Hi! my husband and I are looking to start a woodworking/restoration/crafts business and having a hard time finding a location. We wanted to open a shop in a downtown area, where there is a lot of foot traffic, but having problems due to zoning laws…..our hopes was to have a workshop in the back of a building and then the store out front.

does anyone have any experience or suggestions??


----------



## Mahdeew (Jul 24, 2013)

Not sure where you are located and what you plan to make or sell.


----------



## Patch2020 (Jan 1, 2015)

Your best bet to have it all in one location is to stay on the edge of town right outside the city limits. Zoning and taxes are easier to work with there.
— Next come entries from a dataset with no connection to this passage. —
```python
def build_cli(force=False, verbose=False):
    build(force=force, verbose=verbose)
    deps = [CLI_SRC, OUT, os.path.join(HERE, "..", "include", "limg_hip.h"), os.path.join(HERE, "..", "include", "limg_hip_shim.hpp")]
    if not force and _newer(CLI_OUT, deps):
        return CLI_OUT
    rocm_lib = os.environ.get("ROCM_LIB", "/opt/rocm/lib")
    cmd = ["g++", "-O2", "-std=c++17", "-Wall", "-I", os.path.join(HERE, "..", "include"), CLI_SRC, "-o", CLI_OUT, "-L", HERE, "-llimg_hip", "-lz", "-lpthread",
           "-Wl,-rpath,$ORIGIN", "-Wl,-rpath-link," + rocm_lib, "-Wl,-rpath," + rocm_lib]
    if verbose:
        print(" ".join(cmd), flush=True)
    subprocess.check_call(cmd)
    return CLI_OUT


if __name__ == "__main__":
    print(build_all(force="--force" in sys.argv, verbose=True))
    print(build_cli(force="--force" in sys.argv, verbose=True))
```

limg_amd/csrc/limg_hip_fit_tpb.hip:

```cpp
#include "limg_hip_device.h"

#include <string.h>

namespace limg_hip
{
  namespace
  {
    constexpr int kTpbStride = 68;

    template <bool DIRECT> constexpr int tpb_waves() { return DIRECT ? 4 : 2; }

    template <class BODY>
    __device__ __forceinline__ void for_rows(const uint32_t *my, const uint32_t pitch, BODY &&body)
    {
      uint4 u0 = *reinterpret_cast<const uint4 *>(my), w0 = *reinterpret_cast<const uint4 *>(my + 4);
      uint4 u1 = *reinterpret_cast<const uint4 *>(my + pitch), w1 = *reinterpret_cast<const uint4 *>(my + pitch + 4);
#pragma unroll 1
      for (int r = 0; r < 8; r += 2)
      {
        const uint32_t *nx = my + (r + 2 < 8 ? r + 2 : 6) * pitch;
        const uint4 nu0 = *reinterpret_cast<const uint4 *>(nx), nw0 = *reinterpret_cast<const uint4 *>(nx + 4);
        const uint4 nu1 = *reinterpret_cast<const uint4 *>(nx + pitch), nw1 = *reinterpret_cast<const uint4 *>(nx + pitch + 4);
        {
          const uint32_t q[8] = { u0.x, u0.y, u0.z, u0.w, w0.x, w0.y, w0.z, w0.w };
          body(r, q);
        }
        {
          const uint32_t q[8] = { u1.x, u1.y, u1.z, u1.w, w1.x, w1.y, w1.z, w1.w };
          body(r + 1, q);
        }
        u0 = nu0; w0 = nw0; u1 = nu1; w1 = nw1;
      }
    }

    template <int CH, bool FAST, bool DIRECT>
    __global__ __launch_bounds__(64 * tpb_waves<DIRECT>(), DIRECT ? 5 : 1) void k_fit_tpb(const EncodeParams p)
    {
      constexpr int kTpbWaves = tpb_waves<DIRECT>();
      __shared__ __attribute__((aligned(16))) uint32_t s_pxAll[kTpbWaves][DIRECT ? 4 : 64 * kTpbStride];
      __shared__ __attribute__((aligned(16))) uint32_t s_tab[FAST ? 4 : 2048];
      const int lane = (int)threadIdx.x & 63, wave = (int)threadIdx.x >> 6;
      if (p.fitPrio == 3) __builtin_amdgcn_s_setprio(3);
      else if (p.fitPrio == 2) __builtin_amdgcn_s_setprio(2);
      else if (p.fitPrio == 1) __builtin_amdgcn_s_setprio(1);
#define LIMG_FIT_TPB_TABLE
#include "limg_hip_fit_tpb_body.inc"
#undef LIMG_FIT_TPB_TABLE
      uint32_t *s_px = s_pxAll[wave];
      const uint32_t unitsX = (p.blocksX + 63u) / 64u;
      const uint32_t unitId = blockIdx.x * kTpbWaves + wave;
      if (unitId >= unitsX * p.blocksY * p.batchCount) return;
      const uint32_t unit = unitId % unitsX, byS = unitId / unitsX;
      const uint32_t img = p.batchCount > 1 ? byS / p.blocksY : 0u, by = byS - img * p.blocksY;
      const uint32_t *const pin = p.batchCount > 1 ? p.batch[img].in : p.io.in;
      const uint32_t bx0 = unit * 64u, x0 = bx0 * kBlock, y0 = by * kBlock;
      const uint32_t nBlocks = min(p.blocksX - bx0, 64u), widthPx = nBlocks * kBlock;
      if (p.zeroLookback)
      {
        if ((uint32_t)lane < 2u && unit * 2u + (uint32_t)lane < p.stripsX) p.desc[(size_t)byS * p.stripsX + unit * 2u + (uint32_t)lane] = 0ull;
        if (unitId == 0 && lane < 4) p.ticket[lane] = 0u;
      }

#include "limg_hip_fit_tpb_body.inc"
    }

    struct FitUnitView
    {
      uint32_t sizeX, blocksX;
      int32_t vecIn;
      limg_hip_block_record *records;
      float *invN;
    };
    __device__ __forceinline__ uint32_t find_prefix(const uint32_t *base, uint32_t n, uint32_t x)
    {
      const __attribute__((address_space(4))) uint32_t *b = (const __attribute__((address_space(4))) uint32_t *)(uintptr_t)base;
      uint32_t lo = 0, hi = n;
      while (hi - lo > 1u)
      {
        const uint32_t mid = (lo + hi) >> 1;
        if (b[mid] <= x) lo = mid; else hi = mid;
      }
      return (uint32_t)__builtin_amdgcn_readfirstlane((int)lo);
    }

    template <int CH, bool FAST, bool DIRECT>
    __global__ __launch_bounds__(64 * tpb_waves<DIRECT>(), DIRECT ? 5 : 1) void k_fit_tpb_list(const FitListParams lp)
    {
      constexpr int kTpbWaves = tpb_waves<DIRECT>();
      __shared__ __attribute__((aligned(16))) uint32_t s_pxAll[kTpbWaves][DIRECT ? 4 : 64 * kTpbStride];
      __shared__ __attribute__((aligned(16))) uint32_t s_tab[FAST ? 4 : 2048];
      const int lane = (int)threadIdx.x & 63, wave = (int)threadIdx.x >> 6;
#define LIMG_FIT_TPB_TABLE
#include "limg_hip_fit_tpb_body.inc"
#undef LIMG_FIT_TPB_TABLE
      uint32_t *s_px = s_pxAll[wave];
      const uint32_t unitId = (uint32_t)__builtin_amdgcn_readfirstlane((int)(blockIdx.x * kTpbWaves + wave));
      if (unitId >= lp.nUnits) return;
      const uint32_t img = find_prefix(lp.firstUnit, lp.nImages, unitId);
      typedef const __attribute__((address_space(4))) ListImage KernImage;
      typedef const __attribute__((address_space(4))) ImageIO KernIO;
      KernImage *const im = (KernImage *)(uintptr_t)lp.images + img;
      const uint32_t unitsX = (im->blocksX + 63u) / 64u, localUnit = unitId - im->firstUnit;
      const uint32_t unit = localUnit % unitsX, by = localUnit / unitsX, byS = by;
      const uint32_t *const pin = (const uint32_t *)(const __attribute__((address_space(1))) uint32_t *)((KernIO *)(uintptr_t)lp.batch + img)->in;
      FitUnitView p;
      p.sizeX = im->sizeX; p.blocksX = im->blocksX; p.vecIn = (im->vec & kListVecIn) ? 1 : 0;
      p.records = lp.records + im->firstBlock; p.invN = lp.invN + 4 * im->firstBlock;
      const uint32_t bx0 = unit * 64u, x0 = bx0 * kBlock, y0 = by * kBlock;
      const uint32_t nBlocks = min(p.blocksX - bx0, 64u), widthPx = nBlocks * kBlock;
      {
        const uint32_t stripsX = im->stripsX;
        if ((uint32_t)lane < 2u && unit * 2u + (uint32_t)lane < stripsX) lp.desc[(size_t)im->firstStrip + (size_t)by * stripsX + unit * 2u + (uint32_t)lane] = 0ull;
        if (unitId == 0 && lane < 4) lp.ticket[lane] = 0u;
      }

#include "limg_hip_fit_tpb_body.inc"
    }
  }

  void launch_fit_tpb_list(const FitListParams &p, int channels, bool floatFast, bool direct, hipStream_t s)
  {
    with_flags([&](auto rgba, auto FAST, auto DIRECT)
               { hipLaunchKernelGGL((k_fit_tpb_list<rgba ? 4 : 3, FAST, DIRECT>), dim3((p.nUnits + tpb_waves<DIRECT>() - 1) / tpb_waves<DIRECT>()), dim3(64 * tpb_waves<DIRECT>()), 0, s, p); },
               channels == 4, floatFast, direct);
  }

  namespace
  {
    struct WordChunk { uint32_t n; uint32_t w[768]; };
    static_assert(sizeof(WordChunk) <= 3584, "kernel-argument segment");
    __global__ void k_set_words(uint32_t *dst, const WordChunk chunk)
    {
      for (uint32_t i = threadIdx.x; i < chunk.n; i += blockDim.x) dst[i] = chunk.w[i];
    }
  }

  void launch_set_words(void *dDst, const void *hSrc, size_t bytes, hipStream_t s)
  {
    const size_t words = bytes / 4;
    for (size_t i0 = 0; i0 < words; i0 += 768)
    {
      WordChunk ch;
      ch.n = (uint32_t)(words - i0 < 768 ? words - i0 : 768);
      memset(ch.w, 0, sizeof(ch.w));
      memcpy(ch.w, (const uint32_t *)hSrc + i0, (size_t)ch.n * 4);
      hipLaunchKernelGGL(k_set_words, dim3(1), dim3(256), 0, s, (uint32_t *)dDst + i0, ch);
    }
  }

  namespace
  {
    struct TableChunk { ImageIO e[32]; uint32_t n; };
    static_assert(sizeof(TableChunk) <= 3584, "kernel-argument segment");
    __global__ void k_set_batch_table(ImageIO *dst, const TableChunk chunk)
    {
      const uint32_t *src = reinterpret_cast<const uint32_t *>(chunk.e);
      uint32_t *out = reinterpret_cast<uint32_t *>(dst);
      for (uint32_t i = threadIdx.x; i < chunk.n * (uint32_t)(sizeof(ImageIO) / 4); i += blockDim.x) out[i] = src[i];
    }
  }

  void launch_set_batch_table(ImageIO *dTable, const ImageIO *hTable, size_t count, hipStream_t s)
  {
    for (size_t i0 = 0; i0 < count; i0 += 32)
    {
      TableChunk ch;
      ch.n = (uint32_t)(count - i0 < 32 ? count - i0 : 32);
      for (uint32_t i = 0; i < ch.n; i++) ch.e[i] = hTable[i0 + i];
      for (uint32_t i = ch.n; i < 32; i++) ch.e[i] = ImageIO{};
      hipLaunchKernelGGL(k_set_batch_table, dim3(1), dim3(256), 0, s, dTable + i0, ch);
    }
  }

  void launch_fit_tpb(const EncodeParams &p, int channels, hipStream_t s)
  {
    const uint32_t units = ((p.blocksX + 63u) / 64u) * p.blocksY * p.batchCount;
    with_flags([&](auto rgba, auto FAST, auto DIRECT)
               { hipLaunchKernelGGL((k_fit_tpb<rgba ? 4 : 3, FAST, DIRECT>), dim3((units + tpb_waves<DIRECT>() - 1) / tpb_waves<DIRECT>()), dim3(64 * tpb_waves<DIRECT>()), 0, s, p); },
               channels == 4, p.floatFast != 0, p.vecIn != 0);
  }
}
```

Inside the city limits there are so many rules having to do with finishing and dust in the air that it is not cost effective to be there. Also there are more sales and use taxes in the city.


----------



## JAAune (Jan 22, 2012)

I was able to get a location smack in the middle of downtown. It's a tiny village though and half of downtown consists of fab shops of various types anyhow. It's great to have a post office and grocery next door. Traffic is pretty good but I'm not expecting sales from random walk-ins. We're too high dollar for most local pocketbooks.

As far as suggestions go, spread out your dragnet and search far and wide for something within your means. Investigate less than ideal locations before writing them off as impossible. My business partner and I visited three buildings through a realtor before I stumbled across our current location which was for sale by the owner.

The first two buildings were affordable but would have cost tens of thousands to get ready for use. Both were in poor locations but one was in a high crime area where we'd have to operate behind locked doors. When I found our current building, it was twice the cost but required minimal upgrades and no repairs. It took six weeks to dismantle, move and setup operations. That's fast.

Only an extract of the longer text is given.